17 mai 2012
>> Élie Castiel
Dans La Presse de vendredi dernier, soit celle du 18 mai 2012, un article signé André Duchesne rapportait une nouvelle fort inquiétante concernant les médias œuvrant dans le domaine du cinéma, et plus particulièrement ceux présents au festival de Cannes. L’affaire en question : la mise en place par un distributeur canadien d’un système de paiement pour pouvoir interviewer des vedettes importantes dans le cadre du plus important événement cinématographique au monde. Nous ne reviendrons pas sur ce texte fort révélateur et pertinent révélant au grand jour une pratique à peine naissante que nous souhaitons, finira par avorter, mais plutôt nous concentrer sur une remarque de Bryan Miles, président de la FPJQ (Fédération professionnelle des journalistes du Québec) dont Duchesne fait écho : «… il y a un principe simple voulant que nous n’ayons pas à payer pour avoir accès à de l’information. Si les médias commencent à embarquer dans ce jeu, on va se retrouver un jour où seuls les plus gros auront accès aux célébrités… »
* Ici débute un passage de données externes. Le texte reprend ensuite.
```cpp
int rows_per_split(long M, int tiles, int resident_blocks) {
  int s = resident_blocks / tiles;
  const long maxs = (M + 255) / 256;
  if (s > maxs) s = (int)maxs;
  if (s < 1) s = 1;
  const int rows = cdiv(cdiv(M, s), 32) * 32;
  return rows < 32 ? 32 : rows;
}

WgradPlan wgrad_plan(int B, int H, int W, int ldx, int Cin, int N, int KH, int KW, int SH, int SW, int PH, int PW, int Kp, int ldy,
                     bool dual) {
  const WgradKnobs& kn = wgrad_knobs();
  if (dual) { KH = KW = SH = SW = 1; PH = PW = 0; }
  WgradPlan p = {};
  p.Ho = (H + 2 * PH - KH) / SH + 1; p.Wo = (W + 2 * PW - KW) / SW + 1;
  p.M = (long)B * p.Ho * p.Wo;
  p.x_bytes = (long)B * H * W * ldx * 2; p.dy_bytes = p.M * ldy * 2;
  const bool in_range = wgrad_in_range(p.x_bytes, p.dy_bytes);
  int resident;
  if (!dual && in_range && row3_eligible(N, Cin, KH, KW, SH, SW, PH, PW)) {
    p.form = WG_ROW3;
    p.wn = N <= 64 ? 1 : 2; p.rn = N <= 32 ? 1 : 2; p.wc = Cin >= 64 ? 2 : 1;
    p.tn = p.wn * p.rn * 32; p.tk = p.wc * 32;
    p.tiles_n = cdiv(N, p.tn); p.tiles_k = cdiv(Cin, p.tk);
    p.dma = true;
    resident = kn.row3_slots / (p.wn * 3 * p.wc);
  } else {
    p.form = dual ? WG_DUAL : WG_GENERIC;
    tile_shape(N, Kp, &p.tn, &p.tk);
    p.tiles_n = (dual ? 2 : 1) * cdiv(N, p.tn); p.tiles_k = cdiv(Kp, p.tk);
    p.dma = kn.dma && in_range;
    resident = kn.slots;
  }
  if (dual && !p.dma) return p;
  p.m_per_split = rows_per_split(p.M, p.tiles_n * p.tiles_k, resident);
  p.splits = cdiv(p.M, p.m_per_split);
  return p;
}

template <int WN, int WK, int RN, int RK>
int launch_cfg(WgradArgs a, const WgradPlan& p, hipStream_t stream) {
  constexpr int TNB = WN * RN * 32, TKB = WK * RK * 32;
  KOD_CHECK_ARG(p.tn == TNB && p.tk == TKB && p.tiles_k == cdiv(a.Kp, TKB) &&
                p.tiles_n == (a.n_half ? 2 * cdiv(a.n_half, TNB) : cdiv(a.N, TNB)), "conv_wgrad: plan and kernel instance disagree");
  const int grid = wg_grid(a);
  const dim3 g(grid), b(64 * WN * WK);
  if (p.dma) {
    const bool pw = a.KH == 1 && a.KW == 1 && a.SH == 1 && a.SW == 1 && a.PH == 0 && a.PW == 0;
    const uint32_t xb = (uint32_t)p.x_bytes, yb = (uint32_t)p.dy_bytes;
    if (pw) hipLaunchKernelGGL((conv_wgrad_dma_kernel<WN, WK, RN, RK, WGRAD_STAGES, WGRAD_ROWS, 1>), g, b, 0, stream, a, xb, yb);
    else hipLaunchKernelGGL((conv_wgrad_dma_kernel<WN, WK, RN, RK, WGRAD_STAGES, WGRAD_ROWS, 0>), g, b, 0, stream, a, xb, yb);
    KOD_LAUNCH_CHECK("conv_wgrad_dma");
    return KOD_OK;
  }
  hipLaunchKernelGGL((conv_wgrad_kernel<WN, WK, RN, RK>), g, b, 0, stream, a);
  KOD_LAUNCH_CHECK("conv_wgrad");
  return KOD_OK;
}

struct StemBwdArgs {
  const bf16_t* x;
  const bf16_t* dA; int lda, dacoff;
  const bf16_t* y; int ldy;
  const float* scale; const float* shift; const float* coef;
  float* part;
  int B, Hs, Wp, Ho, Wo, N;
  int tiles_per_row, tiles, tiles_per_block;
  uint32_t x_bytes, da_bytes, y_bytes;
};

__host__ __device__ constexpr int stem_prw(int TW) { return TW == 160 ? 168 : 88; }
__host__ __device__ constexpr int stem_xb(int TW) { return (6 * stem_prw(TW) * 16 + 1023) / 1024 * 1024; }

template <int TW, int NT>
__global__ __launch_bounds__(320, NT == 2 ? 3 : (TW == 160 ? 3 : 5)) void conv_stem_bwd_fused_kernel(StemBwdArgs a) {
  constexpr int PRW = stem_prw(TW), NW = 5;
  constexpr int CH = 4 * NT, RBG = 64 * NT;
  constexpr int XB = stem_xb(TW), GB = TW * RBG;
  constexpr int STAGE = XB + 2 * GB;
  constexpr int NIX = XB / 1024, NIG = GB / 1024, NI = NIX + 2 * NIG;
  constexpr int ITEMS = TW * CH / 320;
  static_assert(GB % 1024 == 0 && TW * CH % 320 == 0 && 320 % CH == 0, "tile must fill whole DMA instructions / thread items");
  __shared__ __attribute__((aligned(1024))) unsigned char lds[2 * STAGE];
  const int tid = threadIdx.x, lane = tid & 63;
  const int wave = __builtin_amdgcn_readfirstlane(tid >> 6);
  const int t_begin = blockIdx.x * a.tiles_per_block;
  int t_end = t_begin + a.tiles_per_block;
  if (t_end > a.tiles) t_end = a.tiles;

#if defined(__HIP_DEVICE_COMPILE__)
  __amdgpu_buffer_rsrc_t rs_x = __builtin_amdgcn_make_buffer_rsrc((void*)a.x, 0, a.x_bytes, 0x00020000);
  __amdgpu_buffer_rsrc_t rs_g = __builtin_amdgcn_make_buffer_rsrc((void*)a.dA, 0, a.da_bytes, 0x00020000);
  __amdgpu_buffer_rsrc_t rs_y = __builtin_amdgcn_make_buffer_rsrc((void*)a.y, 0, a.y_bytes, 0x00020000);
#endif

  const int cc = tid % CH;
  float sc[8], sh[8], k1[8], k2[8], k3[8];
#pragma unroll
  for (int e = 0; e < 8; ++e) {
    const int c = cc * 8 + e;
    const bool ok = c < a.N;
    sc[e] = ok ? a.scale[c] : 0.f; sh[e] = ok ? a.shift[c] : 0.f;
    k1[e] = ok ? a.coef[c] : 0.f; k2[e] = ok ? a.coef[a.N + c] : 0.f; k3[e] = ok ? a.coef[2 * a.N + c] : 0.f;
  }
// ... 78 lines not shown
#pragma unroll
      for (int e = 0; e < 8; ++e) {
        const float yv = (float)y8[e];
        const float z = __builtin_fmaf(yv, sc[e], sh[e]);
        const float sg = kod_sigmoid_l2(KOD_NEG_LOG2E * z);
        const float dz = kod_silu_bwd((float)g8[e], z, sg);
        o[e] = (bf16_t)__builtin_fmaf(k1[e], dz, __builtin_fmaf(k2[e], yv, k3[e]));
      }
      if (!(ch_ok && ox0 + p < a.Wo)) o = bf16x8{};
      const u32x4 ov = __builtin_bit_cast(u32x4, o);
      asm volatile("ds_write_b128 %0, %1" ::"v"(ga), "v"(ov) : "memory");
    }
    asm volatile("s_waitcnt lgkmcnt(0)" ::: "memory");
    __builtin_amdgcn_s_barrier();

#pragma unroll 2
    for (int ks = 0; ks < TW / 16; ++ks) {
      s16x4 ylo[NT], yhi[NT], xlo, xhi;
      const uint32_t px = sb + xoff + (uint32_t)(ks * 16 * 16);
#pragma unroll
      for (int n = 0; n < NT; ++n) {
        const uint32_t py = sb + yoff + (uint32_t)(ks * 16 * RBG + n * 64);
        asm volatile("ds_read_b64_tr_b16 %0, %1" : "=v"(ylo[n]) : "v"(py) : "memory");
        asm volatile("ds_read_b64_tr_b16 %0, %1" : "=v"(yhi[n]) : "v"(py + 4 * RBG) : "memory");
      }
      asm volatile("ds_read_b64_tr_b16 %0, %1" : "=v"(xlo) : "v"(px) : "memory");
      asm volatile("ds_read_b64_tr_b16 %0, %1" : "=v"(xhi) : "v"(px + 4 * 16) : "memory");
      asm volatile("s_waitcnt lgkmcnt(0)" ::: "memory");
      asm volatile("" : "+v"(xlo), "+v"(xhi));
      typedef short s16x8 __attribute__((ext_vector_type(8)));
      const s16x8 tx = {xlo[0], xlo[1], xlo[2], xlo[3], xhi[0], xhi[1], xhi[2], xhi[3]};
#pragma unroll
      for (int n = 0; n < NT; ++n) {
        asm volatile("" : "+v"(ylo[n]), "+v"(yhi[n]));
        const s16x8 ty = {ylo[n][0], ylo[n][1], ylo[n][2], ylo[n][3], yhi[n][0], yhi[n][1], yhi[n][2], yhi[n][3]};
        acc[n] = __builtin_amdgcn_mfma_f32_32x32x16_bf16(__builtin_bit_cast(bf16x8, ty), __builtin_bit_cast(bf16x8, tx), acc[n], 0, 0, 0);
      }
    }
    buf ^= 1;
  }

  float* slab = a.part + (size_t)blockIdx.x * (32 * NT) * 160;
  const int k = wave * 32 + (lane & 31);
#pragma unroll
  for (int nt = 0; nt < NT; ++nt)
#pragma unroll
    for (int e = 0; e < 16; ++e) {
      const int n = nt * 32 + 8 * (e >> 2) + 4 * (lane >> 5) + (e & 3);
      slab[(size_t)n * 160 + k] = acc[nt][e];
    }
}

template <int WN, int RN, int WC>
int launch_row3(WgradArgs a, const WgradPlan& p, hipStream_t stream) {
  constexpr int NST = (WN * 3 * WC == 3 || (WN == 1 && RN == 2 && WC == 2)) ? 3 : 4;
  KOD_CHECK_ARG(p.tiles_n == cdiv(a.N, WN * RN * 32) && p.tiles_k == cdiv(a.Cin, WC * 32), "conv_wgrad: plan and ROW3 instance disagree");
  const int grid = wg_grid(a);
  hipLaunchKernelGGL((conv_wgrad_row3_kernel<WN, RN, WC, NST>), dim3(grid), dim3(64 * WN * 3 * WC), 0, stream, a, (uint32_t)p.x_bytes,
                     (uint32_t)p.dy_bytes);
  KOD_LAUNCH_CHECK("conv_wgrad_row3");
  return KOD_OK;
}

typedef int (*WgradLaunch)(WgradArgs, const WgradPlan&, hipStream_t);
struct WgradTile { int tn, tk; WgradLaunch launch; };
const WgradTile WGRAD_TILES[] = {
    {128, 128, launch_cfg<2, 2, 2, 2>}, {64, 128, launch_cfg<2, 2, 1, 2>}, {32, 160, launch_cfg<1, 5, 1, 1>},
    {32, 288, launch_cfg<1, 9, 1, 1>},  {32, 128, launch_cfg<1, 4, 1, 1>}, {128, 64, launch_cfg<2, 2, 2, 1>},
    {64, 64, launch_cfg<2, 2, 1, 1>},   {32, 64, launch_cfg<1, 2, 1, 1>},  {128, 32, launch_cfg<4, 1, 1, 1>},
    {64, 32, launch_cfg<2, 1, 1, 1>},   {32, 32, launch_cfg<1, 1, 1, 1>},
};
struct WgradRow3 { int wn, rn, wc; WgradLaunch launch; };
const WgradRow3 WGRAD_ROW3[] = {
    {1, 1, 1, launch_row3<1, 1, 1>}, {1, 1, 2, launch_row3<1, 1, 2>}, {1, 2, 1, launch_row3<1, 2, 1>},
    {1, 2, 2, launch_row3<1, 2, 2>}, {2, 2, 1, launch_row3<2, 2, 1>}, {2, 2, 2, launch_row3<2, 2, 2>},
};

int wgrad_partial(WgradArgs& a, const char* who, const void* x, const void* dy, const void* dy2, float* partials, int B, int H, int W,
                  int ldx, int xcoff, int Cin, int N, int KH, int KW, int SH, int SW, int PH, int PW, int Kp, int ldy, int ycoff,
                  hipStream_t stream) {
  const bool dual = dy2 != nullptr;
  KOD_CHECK_ARG(x && dy && partials, "%s: null pointer", who);
  KOD_CHECK_ARG(Cin % 8 == 0 && ldx % 8 == 0 && xcoff % 8 == 0 && xcoff + Cin <= ldx, "%s: bad input slice", who);
  KOD_CHECK_ARG(N % 8 == 0 && ldy % 8 == 0 && ycoff % 8 == 0 && ycoff + N <= ldy, "%s: bad dy slice (N=%d ldy=%d)", who, N, ldy);
  KOD_CHECK_ARG(Kp % 32 == 0 && Kp >= KH * KW * Cin, "%s: bad Kp", who);
  const WgradPlan p = wgrad_plan(B, H, W, ldx, Cin, N, KH, KW, SH, SW, PH, PW, Kp, ldy, dual);
  KOD_CHECK_ARG(p.M < (1l << 31) && (long)B * H * W < (1l << 31), "%s: pixel count overflows int32", who);
  KOD_CHECK_ARG(p.splits > 0, "%s: not available for this geometry (kodhip_conv_wgrad_dual_splits == 0)", who);
  a = WgradArgs{};
  a.x = (const bf16_t*)x; a.dy = (const bf16_t*)dy; a.dy2 = (const bf16_t*)dy2; a.part = partials;
  a.B = B; a.Hs = H; a.Ws = W; a.ldx = ldx; a.xcoff = xcoff; a.Cin = Cin;
  a.Ho = p.Ho; a.Wo = p.Wo; a.M = (int)p.M;
  a.N = dual ? 2 * N : N; a.n_half = dual ? N : 0; a.K = KH * KW * Cin; a.Kp = Kp;
  a.KH = KH; a.KW = KW; a.SH = SH; a.SW = SW; a.PH = PH; a.PW = PW; a.ldy = ldy; a.ycoff = ycoff;
  a.magic_cin = magic_u32((uint32_t)Cin); a.magic_kw = magic_u32((uint32_t)KW);
  a.magic_hwo = magic_u32((uint32_t)(a.Ho * a.Wo)); a.magic_wo = magic_u32((uint32_t)a.Wo);
  a.m_per_split = p.m_per_split; a.splits = p.splits;
  a.tiles_n = p.tiles_n; a.tiles_k = p.tiles_k;
  if (p.form == WG_ROW3) {
    for (const WgradRow3& r : WGRAD_ROW3)
      if (r.wn == p.wn && r.rn == p.rn && r.wc == p.wc) return r.launch(a, p, stream);
  } else {
    for (const WgradTile& t : WGRAD_TILES)
      if (t.tn == p.tn && t.tk == p.tk) return t.launch(a, p, stream);
  }
  KOD_CHECK_ARG(false, "%s: no kernel instance for the plan's tile %d x %d", who, p.tn, p.tk);
  return KOD_EARG;
}

struct StemBwdPlan { int TW, tiles_per_row, tiles, blocks, tiles_per_block, slab_rows; };
StemBwdPlan stem_bwd_plan(int B, int H, int Wp, int N) {
  const WgradKnobs& kn = wgrad_knobs();
  StemBwdPlan p;
  p.TW = (N > 32 || Wp <= 80) ? 80 : kn.stem_tw;
  p.tiles_per_row = cdiv(Wp, p.TW);
  const long tiles = (long)B * (H / 2) * p.tiles_per_row;
  const int want = kn.stem_blocks ? kn.stem_blocks : (N > 32 ? 512 : (p.TW == 160 ? 512 : 1024));
// ... 82 lines not shown
```

### object_detection_cib_amd/engine/options.py

```python
from __future__ import annotations

import dataclasses
import os
from dataclasses import dataclass, field
from typing import Dict

NATIVE_KNOBS = ("KODHIP_NO_FAST", "KODHIP_FORCE_BM", "KODHIP_FORCE_BN", "KODHIP_S2_SEPARATE", "KODHIP_S2_FOLD_MAXC",
                "KODHIP_ROW3", "KODHIP_WGRAD_DMA", "KODHIP_WGRAD_SLOTS", "KODHIP_WGRAD_ROW3", "KODHIP_WGRAD_ROW3_SLOTS",
                "KODHIP_STEM_BWD_BLOCKS", "KODHIP_STEM_BWD_TW", "KODHIP_STEM_BWD_STREAM", "KODHIP_DEBUG_STAMPS", "KODHIP_LIB",
                "KODHIP_BN_U", "KODHIP_BN_GRID", "KODHIP_BN_BLOCK", "KODHIP_BN_LDS")


def _flag(name: str, default: bool) -> bool:
    v = os.environ.get(name)
    if v is None:
        return default
    return v not in ("0", "", "false", "False")


@dataclass
class EngineOptions:
    wgrad_overlap: bool = True
    branch_overlap: bool = True
    comm_overlap: bool = True
    force_collectives: bool = False
    syncbn_exchange: str = "auto"
    dual_dgrad: bool = True
    bn_reduce_fused: bool = True
    bn_reduce_min_k: int = 0
    dx_accum_fp32: bool = False
    dual_wgrad: bool = True
    stem_bwd_fused: bool = True
    eval_fused: bool = False
    debug_plan: bool = False
    max_shape_sets: int = 4
    bucket_mb: float = 8.0
    native: Dict[str, str] = field(default_factory=dict)

    @staticmethod
    def from_env() -> "EngineOptions":
        e = os.environ
        return EngineOptions(
            wgrad_overlap=_flag("KODHIP_WGRAD_OVERLAP", True),
            branch_overlap=_flag("KODHIP_BRANCH_OVERLAP", True),
            comm_overlap=_flag("KODHIP_COMM_OVERLAP", True),
            force_collectives=_flag("KODHIP_FORCE_COLLECTIVES", False),
            syncbn_exchange=e.get("KODHIP_SYNCBN", "auto"),
            dual_dgrad=not _flag("KODHIP_NO_DUAL", False),
            bn_reduce_fused=not _flag("KODHIP_NO_BNRED", False),
            bn_reduce_min_k=int(e.get("KODHIP_BNRED_MINK", "0")),
            dx_accum_fp32=_flag("KODHIP_DX_FP32", False),
            dual_wgrad=not _flag("KODHIP_NO_DUAL_WGRAD", False),
            stem_bwd_fused=_flag("KODHIP_STEM_BWD_FUSED", True),
            eval_fused=_flag("KODHIP_EVAL_FUSED", False),
            debug_plan=_flag("KODHIP_DEBUG_PLAN", False),
            max_shape_sets=int(e.get("KODHIP_MAX_SHAPE_SETS", "4")),
            native={k: e[k] for k in NATIVE_KNOBS if k in e},
        )

    def as_dict(self) -> dict:
        return dataclasses.asdict(self)
# ... 1 lines not shown
```

Before: 5659 images/sec.

## Add two-group wgrad blocks with in-LDS accumulator merge and chain-parallel split reduce

```diff
diff --git a/object_detection_cib_amd/csrc/conv_wgrad.hip b/object_detection_cib_amd/csrc/conv_wgrad.hip
--- a/object_detection_cib_amd/csrc/conv_wgrad.hip
+++ b/object_detection_cib_amd/csrc/conv_wgrad.hip
@@ -214,25 +214,30 @@
 
 template <int N>
 __device__ __forceinline__ void wait_vm() { asm volatile("s_waitcnt vmcnt(%0)" ::"n"(N) : "memory"); }
-template <int WN, int WK, int RN, int RK, int NST, int RS, int GM>
-__global__ __launch_bounds__(64 * WN * WK) void conv_wgrad_dma_kernel(WgradArgs a, uint32_t x_bytes, uint32_t dy_bytes) {
-  constexpr int NW = WN * WK;
+template <int WN, int WK, int RN, int RK, int NST, int RS, int GM, int G>
+__global__ __launch_bounds__(64 * WN * WK * G) void conv_wgrad_dma_kernel(WgradArgs a, uint32_t x_bytes, uint32_t dy_bytes) {
+  constexpr int NWG = WN * WK;
+  constexpr int NW = NWG * G;
+  constexpr int RSS = RS * G;
   constexpr int TNB = WN * RN * 32;
   constexpr int TKB = WK * RK * 32;
   constexpr int RBY = TNB * 2, RBX = TKB * 2;
-  constexpr int NIY = RS * RBY / 1024, NIX = RS * RBX / 1024;
+  constexpr int NIY = RSS * RBY / 1024, NIX = RSS * RBX / 1024;
   constexpr int KS = RS / 16;
   constexpr int NI = NIY + NIX;
   constexpr int SLOTS = (NI + NW - 1) / NW;
-  constexpr int STAGE = RS * RBY + RS * RBX;
+  constexpr int STAGE = RSS * RBY + RSS * RBX;
   constexpr int MY = swz_mask(RBY), MX = swz_mask(RBX);
-  static_assert((RS * RBY) % 1024 == 0 && (RS * RBX) % 1024 == 0, "tile rows must fill whole DMA instructions");
+  static_assert((RSS * RBY) % 1024 == 0 && (RSS * RBX) % 1024 == 0, "tile rows must fill whole DMA instructions");
+  static_assert(G == 1 || (G == 2 && NST * STAGE >= NWG * RN * RK * 16 * 64 * 4), "the ring must hold group 1's accumulators");
+  static_assert(NST * STAGE <= 160 * 1024 && 64 * NW <= 1024, "block beyond a CU");
   __shared__ __attribute__((aligned(1024))) unsigned char lds[NST * STAGE];
 
   const int tid = threadIdx.x;
   const int lane = tid & 63;
   const int wave = __builtin_amdgcn_readfirstlane(tid >> 6);
-  const int wn = wave / WK, wk = wave % WK;
+  const int grp = wave / NWG, wl = wave % NWG;
+  const int wn = wl / WK, wk = wl % WK;
 
   const int bid = blockIdx.x;
   const int tiles = a.tiles_n * a.tiles_k;
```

Cette citation nous oblige à réfléchir sérieusement sur l’état actuel des choses. En fait, il s’agit dans ce cas d’une situation qui perdure depuis de nombreuses années et qui vise à ne donner qu’aux gros joueurs (quotidiens, hebdomadaires culturels, magazines généralistes à très gros tirage, etc.) la possibilité de rencontrer les « dites » célébrités. Si on tient pour compte que par célébrités, cela veut vouloir dire « américaines (et de plus en plus québécoises), force est de souligner que depuis toujours, seuls les médias influents ont en accès. Si d’une part, les publications spécialisées ne courent pas généralement ces grandes vedettes, laquelle d’entre elles refusera une entrevue avec, par exemple, un Woody Allen ou un Terrence Malick ?
Toujours est-il que face à ce paradoxe, nous constatons que les relations publiques dans le domaine du cinéma (et possiblement dans d’autres champs d’intérêt) sont devenues à tel point mercantiles dû à une concurrence féroce tournant autour de la visibilité, ce par quoi se définit en quelque sorte la société nord-américaine, que les médias plus discrets sont le plus souvent ignorés. Cette propension hiérarchique est d’autant plus inquiétante qu’elle ne fait que s’accentuer de façon exponentielle à mesure que de nouveaux joueurs entrent dans la course, notamment ceux issus du phénomène Internet.
D’une part, il faut souhaiter un retour à des normes plus égalitaires, mais de l’autre, et face à l’explosion de nouveaux interlocuteurs virtuels, nous nous devons de séparer l’appronfondi et le foncier du superficiel et de l’éphémère. Si grâce aux nouveaux supports, l’acte de faire des films s’est démocratisé parfois même de façon alarmante et déconnectée de la réalité, le même phénomène réside dans le domaine des médias. Pour les journalistes (et critiques) qui se démarquent, mais qui ne font pas partie des grands, c’est une lutte de tous les instants.